• [Try it] In the entries below, the lines from the one with "int otal_conv_fwd(const int*" through the one with "if (!geom || !strides || !dy" are to be copied exactly; both ends count.

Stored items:
>>>
template <int MODE, bool H = false>
int launch_direct(ConvArgs& a, void* ws, size_t ws_bytes, hipStream_t st) {
    if (H && ((a.g.Wi & 1) || (a.flags & EPI_ACCUM))) return OTAL_E_UNSUPPORTED;
    const int C = MODE == MODE_FWD ? a.g.Cin : a.g.Cout;
    const int BM = direct_bm(a.g, a.M);
    const int tm = (a.M + BM - 1) / BM, Mpad = tm * BM;
    const size_t wb = direct_wp_bytes(a.g, a.M, C);
    if (a.pre) {
        ws = const_cast<void*>(a.pre);
    } else {
        if (!ws || ws_bytes < wb) return OTAL_E_UNSUPPORTED;
        const int64_t pairs = (int64_t)Mpad * C * 27 / 2;
        const int blocks = (int)((pairs + 255) / 256 < 2048 ? (pairs + 255) / 256 : 2048);
        hipLaunchKernelGGL((pack_direct_kernel<MODE>), dim3(blocks), dim3(256), 0, st, reinterpret_cast<unsigned*>(ws), a.w,
                           a.M, Mpad, C, a.w_natural, make_fastdiv((uint32_t)(C * 27 / 2)));
        if (int e = otal_launch_status()) return e;
    }
    DirectArgs d;
    a.fd = make_conv_fastdiv(a.g);
    a.src_bytes = (unsigned)gather_extent_bytes(a.g, MODE, H ? 2 : 4);
    a.splits = 1; a.k_per_split = 0; a.slab = nullptr;
    set_epilogue_extents<MODE>(a);
    d.c = a;
    d.wp = reinterpret_cast<const unsigned short*>(ws);
    d.C = C; d.Ktot = C * 27; d.wp_bytes = (unsigned)wb;
    const int bnp = direct_bnp(a.g, a.M);
    if (bnp == 128) {
        const dim3 grid(a.N / 128, tm, 1);
        if (BM == 96) hipLaunchKernelGGL((conv3_direct_kernel<96, MODE, 128, 1, 48, 1, false, H>), grid, dim3(256), (direct_lds_bytes<96, 128, 48, H>()), st, d);
        else if (BM == 32) hipLaunchKernelGGL((conv3_direct_kernel<32, MODE, 128, 1, 48, 1, false, H>), grid, dim3(256), (direct_lds_bytes<32, 128, 48, H>()), st, d);
        else hipLaunchKernelGGL((conv3_direct_kernel<64, MODE, 128, 1, 48, 1, false, H>), grid, dim3(256), (direct_lds_bytes<64, 128, 48, H>()), st, d);
        return otal_launch_status();
    }
    const int xpf2 = OTAL_OPT("OTAL_CONV_DIRECT_XPF2");
    if (bnp == 512) {
        const dim3 grid(a.N / 512, tm, 1);
        if constexpr (MODE == MODE_FWD) {
            if (BM == 96 && (xpf2 & 2)) return launch_direct512<96, MODE, true, H>(d, grid, st);
        }
        if (BM == 96) return launch_direct512<96, MODE, false, H>(d, grid, st);
        return launch_direct512<64, MODE, false, H>(d, grid, st);
    }
    const dim3 grid(a.N / 256, tm, 1);
    if (BM == 96 && (xpf2 & 1)) hipLaunchKernelGGL((conv3_direct_kernel<96, MODE, 256, 1, 48, 1, true, H>), grid, dim3(512), (direct_lds_bytes<96, 256, 48, H>()), st, d);
    else if (BM == 64 && ((xpf2 & 4) || ((xpf2 & 1) && (int64_t)grid.x * grid.y <= 256))) hipLaunchKernelGGL((conv3_direct_kernel<64, MODE, 256, 1, 48, 1, true, H>), grid, dim3(512), (direct_lds_bytes<64, 256, 48, H>()), st, d);
    else if (BM == 96) hipLaunchKernelGGL((conv3_direct_kernel<96, MODE, 256, 1, 48, 1, false, H>), grid, dim3(512), (direct_lds_bytes<96, 256, 48, H>()), st, d);
    else if (BM == 32) hipLaunchKernelGGL((conv3_direct_kernel<32, MODE, 256, 1, 48, 1, false, H>), grid, dim3(512), (direct_lds_bytes<32, 256, 48, H>()), st, d);
    else hipLaunchKernelGGL((conv3_direct_kernel<64, MODE, 256, 1, 48, 1, false, H>), grid, dim3(512), (direct_lds_bytes<64, 256, 48, H>()), st, d);
    return otal_launch_status();
}

#include "conv_wgrad_direct.inc"
#include "conv1d_tile.inc"
#include "conv1a_wgrad.inc"
#include "proj_gemm.inc"
#include "wgrad1x1.inc"

#if OTAL_CONV_PART == 1
}
int otal_conv::launch_half(int mode, int kernel, int cw, ConvArgs& a, void* ws, size_t ws_bytes, hipStream_t st) {
    switch (kernel) {
        case CK_DIRECT:
            if (mode == MODE_FWD) return launch_direct<MODE_FWD, true>(a, ws, ws_bytes, st);
            return launch_direct<MODE_DGRAD, true>(a, ws, ws_bytes, st);
        case CK_CHUNKED:
            if (mode == MODE_FWD) return launch_chunked<MODE_FWD, true>(a, ws, ws_bytes, st);
            return launch_chunked<MODE_DGRAD, true>(a, ws, ws_bytes, st);
        case CK_WGRAD_DIRECT: return launch_wgrad_direct<true>(a, ws, ws_bytes, st);
        case CK_WGRAD1X1: return launch_wgrad1x1_wide<true>(a, ws, ws_bytes, st);
        case CK_WGRAD_VECTOR: return launch_wgrad_vector<true>(a, cw, ws, ws_bytes, st);
        default: return OTAL_E_UNSUPPORTED;
    }
}
namespace {
#endif

#if OTAL_CONV_PART == 0
template <int MODE>
int launch_generic(ConvArgs& a, void* ws, size_t ws_bytes, hipStream_t st) {
    if constexpr (MODE == MODE_DGRAD) {
        if (a.w_natural) {
            const int kvol = conv_kvol(a.g);
            const size_t wb = align256((size_t)a.g.Cin * a.g.Cout * kvol * sizeof(float));
            if (!ws || ws_bytes < wb) return OTAL_E_UNSUPPORTED;
            const int64_t total = (int64_t)a.g.Cout * a.g.Cin * kvol;
            const int blocks = (int)((total + 255) / 256 < 8192 ? (total + 255) / 256 : 8192);
            hipLaunchKernelGGL(pack_wt_kernel, dim3(blocks), dim3(256), 0, st, a.w, reinterpret_cast<float*>(ws), a.g.Cout, a.g.Cin, kvol);
            if (int e = otal_launch_status()) return e;
            a.w = reinterpret_cast<const float*>(ws);
            a.w_natural = 0;
            ws = reinterpret_cast<char*>(ws) + wb;
            ws_bytes -= wb;
        }
    }
    a.zero = zero_word_address();
    if (!a.zero) return OTAL_E_UNSUPPORTED;
    if (MODE != MODE_WGRAD) {
        const size_t tb = tab_bytes(a.K);
        if (!ws || ws_bytes < tb) return OTAL_E_UNSUPPORTED;
        int2* tab = reinterpret_cast<int2*>(ws);
        const int Kpad = a.K + (int)TAB_PAD;
        hipLaunchKernelGGL((build_tap_table_kernel<MODE>), dim3((Kpad + 255) / 256), dim3(256), 0, st, tab, a.g, a.K, Kpad);
        if (int e = otal_launch_status()) return e;
        a.tab = tab;
        ws = reinterpret_cast<char*>(ws) + tb;
        ws_bytes -= tb;
    }
    const int BMsel = choose_bm(a.M);
    const int BN = 128;
    const int tm = (a.M + BMsel - 1) / BMsel, tn = (a.N + BN - 1) / BN;
    a.fd = make_conv_fastdiv(a.g);
    if (MODE == MODE_WGRAD) {
        const int64_t P = conv_out_positions(a.g);
        a.a_vec4 = (P % 4 == 0) && (a.g.y_bs % 4 == 0) && (a.g.y_cs % 4 == 0) && (((uintptr_t)a.dy & 15) == 0) && BMsel >= 64;
    } else {
        a.a_vec4 = (a.K % 4 == 0) && (((uintptr_t)a.w & 15) == 0) && BMsel >= 64;
    }
    int splits = choose_splits(tm * tn, a.K, a.prec);
    if (MODE == MODE_WGRAD && a.prec) {
        const int ms = 4;
        const int tg = 512;
        const int tiles = tm * tn;
        int want = (tg + tiles - 1) / tiles, maxs = a.K / (ms * 32);
        if (maxs < 1) maxs = 1;
        splits = tiles >= tg * 3 / 4 ? 1 : (want < maxs ? want : maxs);
        if (splits > 384) splits = 384;
    }
    if (splits > 1) {
        const size_t need = (size_t)splits * a.M * a.N * sizeof(float);
        if (!ws || ws_bytes < need) {
            splits = ws ? (int)(ws_bytes / ((size_t)a.M * a.N * sizeof(float))) : 1;
            if (splits < 2) splits = 1;
        }
    }
    int kps = ((a.K + splits - 1) / splits + 31) / 32 * 32;
    splits = (a.K + kps - 1) / kps;
    a.splits = splits;
    a.k_per_split = kps;
    a.slab = splits > 1 ? (float*)ws : nullptr;
    set_epilogue_extents<MODE>(a);
    const dim3 grid(tn, tm, splits);
#define OTAL_LAUNCH(BM_, WM_, WN_, AV_)                                                                       \
    do {                                                                                                       \
        if (a.prec) hipLaunchKernelGGL((conv_gemm_kernel<BM_, 128, WM_, WN_, MODE, AV_, 1>), grid, dim3(NT), 0, st, a); \
        else hipLaunchKernelGGL((conv_gemm_kernel<BM_, 128, WM_, WN_, MODE, AV_, 0>), grid, dim3(NT), 0, st, a);        \
    } while (0)
    const bool av = a.a_vec4 != 0;
    if (BMsel == 128) { if (av) OTAL_LAUNCH(128, 2, 2, true); else OTAL_LAUNCH(128, 2, 2, false); }
    else if (BMsel == 96) { if (av) OTAL_LAUNCH(96, 3, 1, true); else OTAL_LAUNCH(96, 3, 1, false); }
    else if (BMsel == 64) { if (av) OTAL_LAUNCH(64, 2, 1, true); else OTAL_LAUNCH(64, 2, 1, false); }
    else OTAL_LAUNCH(32, 1, 1, false);
#undef OTAL_LAUNCH
    if (int e = otal_launch_status()) return e;
    if (splits > 1) {
        return launch_splitk_reduce<MODE>(a, st);
    }
    return 0;
}

template <int MODE>
int launch_kernel(const ConvStep& s, ConvArgs& a, void* ws, size_t ws_bytes, hipStream_t st) {
    if constexpr (MODE == MODE_WGRAD) {
        switch (s.kernel) {
            case CK_CONV1A_WGRAD: return launch_conv1a_wgrad(a, ws, ws_bytes, st);
            case CK_PROJ_WGRAD: return launch_proj_wgrad(a, st);
            case CK_WGRAD_DIRECT: return launch_wgrad_direct(a, ws, ws_bytes, st);
            case CK_WGRAD1X1: return launch_wgrad1x1_wide(a, ws, ws_bytes, st);
            case CK_WGRAD_VECTOR: return launch_wgrad_vector(a, s.cw, ws, ws_bytes, st);
            case CK_WGRAD1D: return launch_wgrad1d(a, ws, ws_bytes, st);
        }
    } else {
        switch (s.kernel) {
            case CK_PROJ: if constexpr (MODE == MODE_FWD) return launch_proj_fwd(a, ws, ws_bytes, st); break;
            case CK_CONV1A: if constexpr (MODE == MODE_FWD) return launch_conv1a_direct(a, ws, ws_bytes, st); break;
            case CK_CONV1D_TILE: return launch_conv1d_tile<MODE>(a, ws, ws_bytes, st);
            case CK_DIRECT: return launch_direct<MODE>(a, ws, ws_bytes, st);
            case CK_CHUNKED: return launch_chunked<MODE>(a, ws, ws_bytes, st);
        }
    }
    if (s.kernel == CK_GENERIC) return launch_generic<MODE>(a, ws, ws_bytes, st);
    return OTAL_E_UNSUPPORTED;
}

thread_local const char* g_last_kernel = "";

template <int MODE>
int launch_mode(ConvArgs& a, int precision, void* ws, size_t ws_bytes, hipStream_t st) {
    ConvQuery q = {};
    q.g = a.g;
    q.mode = MODE;
    q.precision = precision;
    q.accumulate = (a.flags & EPI_ACCUM) ? 1 : 0;
    q.has_mask = a.emask ? 1 : 0;
    q.x = (uintptr_t)a.x; q.w = (uintptr_t)a.w; q.dy = (uintptr_t)a.dy; q.out = (uintptr_t)a.out; q.mask = (uintptr_t)a.emask;
    const ConvPlan p = conv_plan(q);
    const void* pre = a.pre;
    int e = OTAL_E_UNSUPPORTED;
    for (int i = 0; i < p.n; ++i) {
        const ConvStep& s = p.step[i];
        a.pre = conv_step_prologue(s.kernel) == p.prologue ? pre : nullptr;
        e = a.xhalf ? otal_conv::launch_half(MODE, s.kernel, s.cw, a, ws, ws_bytes, st) : launch_kernel<MODE>(s, a, ws, ws_bytes, st);
        if (e == 0) g_last_kernel = conv_kernel_name(s.kernel);
        if (e != OTAL_E_UNSUPPORTED || !s.next) return e;
    }
    return e;
}
#endif

}

#if OTAL_CONV_PART == 0
extern "C" size_t otal_conv_workspace_bytes(const int* geom, int mode) {
    ConvGeom g;
    if (!geom || fill_geom(g, geom)) return 0;
    const int kvol = conv_kvol(g);
    int64_t M, N, K;
    if (mode == MODE_FWD) { M = g.Cout; N = (int64_t)g.B * conv_out_positions(g); K = (int64_t)g.Cin * kvol; }
    else if (mode == MODE_DGRAD) { M = g.Cin; N = (int64_t)g.B * conv_in_positions(g); K = (int64_t)g.Cout * kvol; }
    else {
        M = g.Cout; N = (int64_t)g.Cin * kvol; K = (int64_t)g.B * conv_out_positions(g);
        if (g.sw == 2 && g.kw <= 7) N = (int64_t)g.Cin * g.kt * g.kh * 8;
    }
    const int BMsel = choose_bm((int)M);
    const int BN = 128;
    const int tiles = (int)(((M + BMsel - 1) / BMsel) * ((N + BN - 1) / BN));
    int s = choose_splits(tiles, (int)K, 0);
    if (mode == MODE_WGRAD) { const int sw = choose_splits(tiles, (int)K, 1, true); if (sw > s) s = sw; }
    size_t front = mode == MODE_WGRAD ? ptab_bytes(g, 2) : tab_bytes((int)K);
    if (mode != MODE_WGRAD) {
        const int Kc = mode == MODE_FWD && g.Cin * g.kt * g.kh * 8 > K ? g.Cin * g.kt * g.kh * 8 : (int)K;
        size_t cf = chunk_tab_bytes(Kc) + chunk_wp_bytes((int)M, BMsel, Kc);
        if (M % 192 == 0) { const size_t ct = chunk_tab_bytes(Kc) + chunk_wp_bytes((int)M, 192, Kc); if (ct > cf) cf = ct; }
        if (direct_eligible(g, mode, 1, (int)M)) { const size_t dd = direct_wp_bytes(g, (int)M, mode == MODE_FWD ? g.Cin : g.Cout); if (dd > cf) cf = dd; }
        if (cf > front) front = cf;
    }
    if (mode == MODE_DGRAD) front += align256((size_t)g.Cin * g.Cout * kvol * sizeof(float));
    return front + (s > 1 ? (size_t)(s + 1) * M * N * sizeof(float) : 0);
}

extern "C" int otal_conv_fwd(const int* geom, const int64_t* strides, const float* x, const float* w,
                             const float* scale, const float* shift, float* y, int relu, int precision,
                             const void* prologue, void* ws, size_t ws_bytes, void* stream) {
    g_last_kernel = "";
    if (!geom || !strides || !x || !w || !y) return OTAL_E_NULL;
    ConvArgs a = {};
    if (int e = fill_geom(a.g, geom)) return e;
    a.g.x_bs = strides[0]; a.g.x_cs = strides[1]; a.g.y_bs = strides[2]; a.g.y_cs = strides[3];
    a.x = x; a.w = w; a.out = y; a.scale = scale; a.shift = shift;
    a.M = a.g.Cout; a.N = a.g.B * conv_out_positions(a.g); a.K = a.g.Cin * conv_kvol(a.g);
    a.flags = relu ? EPI_RELU : 0;
    a.prec = (precision & 1) ? 1 : 0;
    a.half = (precision & 4) ? 1 : 0;
    a.xhalf = (precision & 8) ? 1 : 0;
    if ((a.half || a.xhalf) && !a.prec) return OTAL_E_UNSUPPORTED;
    if (a.xhalf && !a.half) return OTAL_E_UNSUPPORTED;
    a.pre = prologue;
    return launch_mode<MODE_FWD>(a, precision, ws, ws_bytes, (hipStream_t)stream);
}

extern "C" int otal_conv_dgrad(const int* geom, const int64_t* strides, const float* dy, const float* wt_packed,
                               float* dx, int accumulate, const float* out_mask, const float* out_scale,
                               int precision, const void* prologue, void* ws, size_t ws_bytes, void* stream) {
    g_last_kernel = "";
    if (!geom || !strides || !dy || !wt_packed || !dx) return OTAL_E_NULL;
    if ((out_mask == nullptr) != (out_scale == nullptr)) return OTAL_E_NULL;
    ConvArgs a = {};
    if (int e = fill_geom(a.g, geom)) return e;
    a.g.x_bs = strides[0]; a.g.x_cs = strides[1]; a.g.y_bs = strides[2]; a.g.y_cs = strides[3];
    a.dy = dy; a.w = wt_packed; a.out = dx;
    if (a.g.st > 2 || a.g.sh > 2 || a.g.sw > 2) return OTAL_E_UNSUPPORTED;
    a.emask = out_mask; a.escale = out_scale;
    a.M = a.g.Cin; a.N = a.g.B * conv_in_positions(a.g); a.K = a.g.Cout * conv_kvol(a.g);
    a.flags = accumulate ? EPI_ACCUM : 0;
    a.prec = (precision & 1) ? 1 : 0;
    a.w_natural = (precision & 2) ? 1 : 0;
    a.half = (precision & 4) ? 1 : 0;
    a.xhalf = (precision & 8) ? 1 : 0;
    a.mhalf = (precision & 16) ? 1 : 0;
    if ((a.half || a.xhalf || a.mhalf) && !a.prec) return OTAL_E_UNSUPPORTED;
    if (a.half != a.xhalf || (a.mhalf && !a.xhalf) || (out_mask && a.xhalf && !a.mhalf)) return OTAL_E_UNSUPPORTED;
    a.pre = prologue;
    return launch_mode<MODE_DGRAD>(a, precision, ws, ws_bytes, (hipStream_t)stream);
}

extern "C" int otal_conv_wgrad(const int* geom, const int64_t* strides, const float* x, const float* dy,
                               float* dw, int accumulate, int precision,
                               const void* prologue, void* ws, size_t ws_bytes, void* stream) {
    g_last_kernel = "";
    if (!geom || !strides || !x || !dy || !dw) return OTAL_E_NULL;
    ConvArgs a = {};
    if (int e = fill_geom(a.g, geom)) return e;
    a.g.x_bs = strides[0]; a.g.x_cs = strides[1]; a.g.y_bs = strides[2]; a.g.y_cs = strides[3];
    a.x = x; a.dy = dy; a.out = dw;
    a.M = a.g.Cout; a.N = a.g.Cin * conv_kvol(a.g); a.K = a.g.B * conv_out_positions(a.g);
    a.flags = accumulate ? EPI_ACCUM : 0;
    a.prec = (precision & 1) ? 1 : 0;
    a.half = (precision & 4) ? 1 : 0;
    a.xhalf = (precision & 8) ? 1 : 0;
    if ((a.half || a.xhalf) && !a.prec) return OTAL_E_UNSUPPORTED;
    if (a.xhalf && !a.half) return OTAL_E_UNSUPPORTED;
    a.pre = prologue;
    return launch_mode<MODE_WGRAD>(a, precision, ws, ws_bytes, (hipStream_t)stream);
}

namespace {
int pair_geom(ConvArgs& a, const int* geom, const int64_t* strides) {
    if (int e = fill_geom(a.g, geom)) return e;
    a.g.x_bs = strides[0]; a.g.x_cs = strides[1]; a.g.y_bs = strides[2]; a.g.y_cs = strides[3];
    a.pair = 1;
    return 0;
}
}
<<<
• [Answer to this exercise]
extern "C" int otal_conv_fwd(const int* geom, const int64_t* strides, const float* x, const float* w,
                             const float* scale, const float* shift, float* y, int relu, int precision,
                             const void* prologue, void* ws, size_t ws_bytes, void* stream) {
    g_last_kernel = "";
    if (!geom || !strides || !x || !w || !y) return OTAL_E_NULL;
    ConvArgs a = {};
    if (int e = fill_geom(a.g, geom)) return e;
    a.g.x_bs = strides[0]; a.g.x_cs = strides[1]; a.g.y_bs = strides[2]; a.g.y_cs = strides[3];
    a.x = x; a.w = w; a.out = y; a.scale = scale; a.shift = shift;
    a.M = a.g.Cout; a.N = a.g.B * conv_out_positions(a.g); a.K = a.g.Cin * conv_kvol(a.g);
    a.flags = relu ? EPI_RELU : 0;
    a.prec = (precision & 1) ? 1 : 0;
    a.half = (precision & 4) ? 1 : 0;
    a.xhalf = (precision & 8) ? 1 : 0;
    if ((a.half || a.xhalf) && !a.prec) return OTAL_E_UNSUPPORTED;
    if (a.xhalf && !a.half) return OTAL_E_UNSUPPORTED;
    a.pre = prologue;
    return launch_mode<MODE_FWD>(a, precision, ws, ws_bytes, (hipStream_t)stream);
}

extern "C" int otal_conv_dgrad(const int* geom, const int64_t* strides, const float* dy, const float* wt_packed,
                               float* dx, int accumulate, const float* out_mask, const float* out_scale,
                               int precision, const void* prologue, void* ws, size_t ws_bytes, void* stream) {
    g_last_kernel = "";
    if (!geom || !strides || !dy || !wt_packed || !dx) return OTAL_E_NULL;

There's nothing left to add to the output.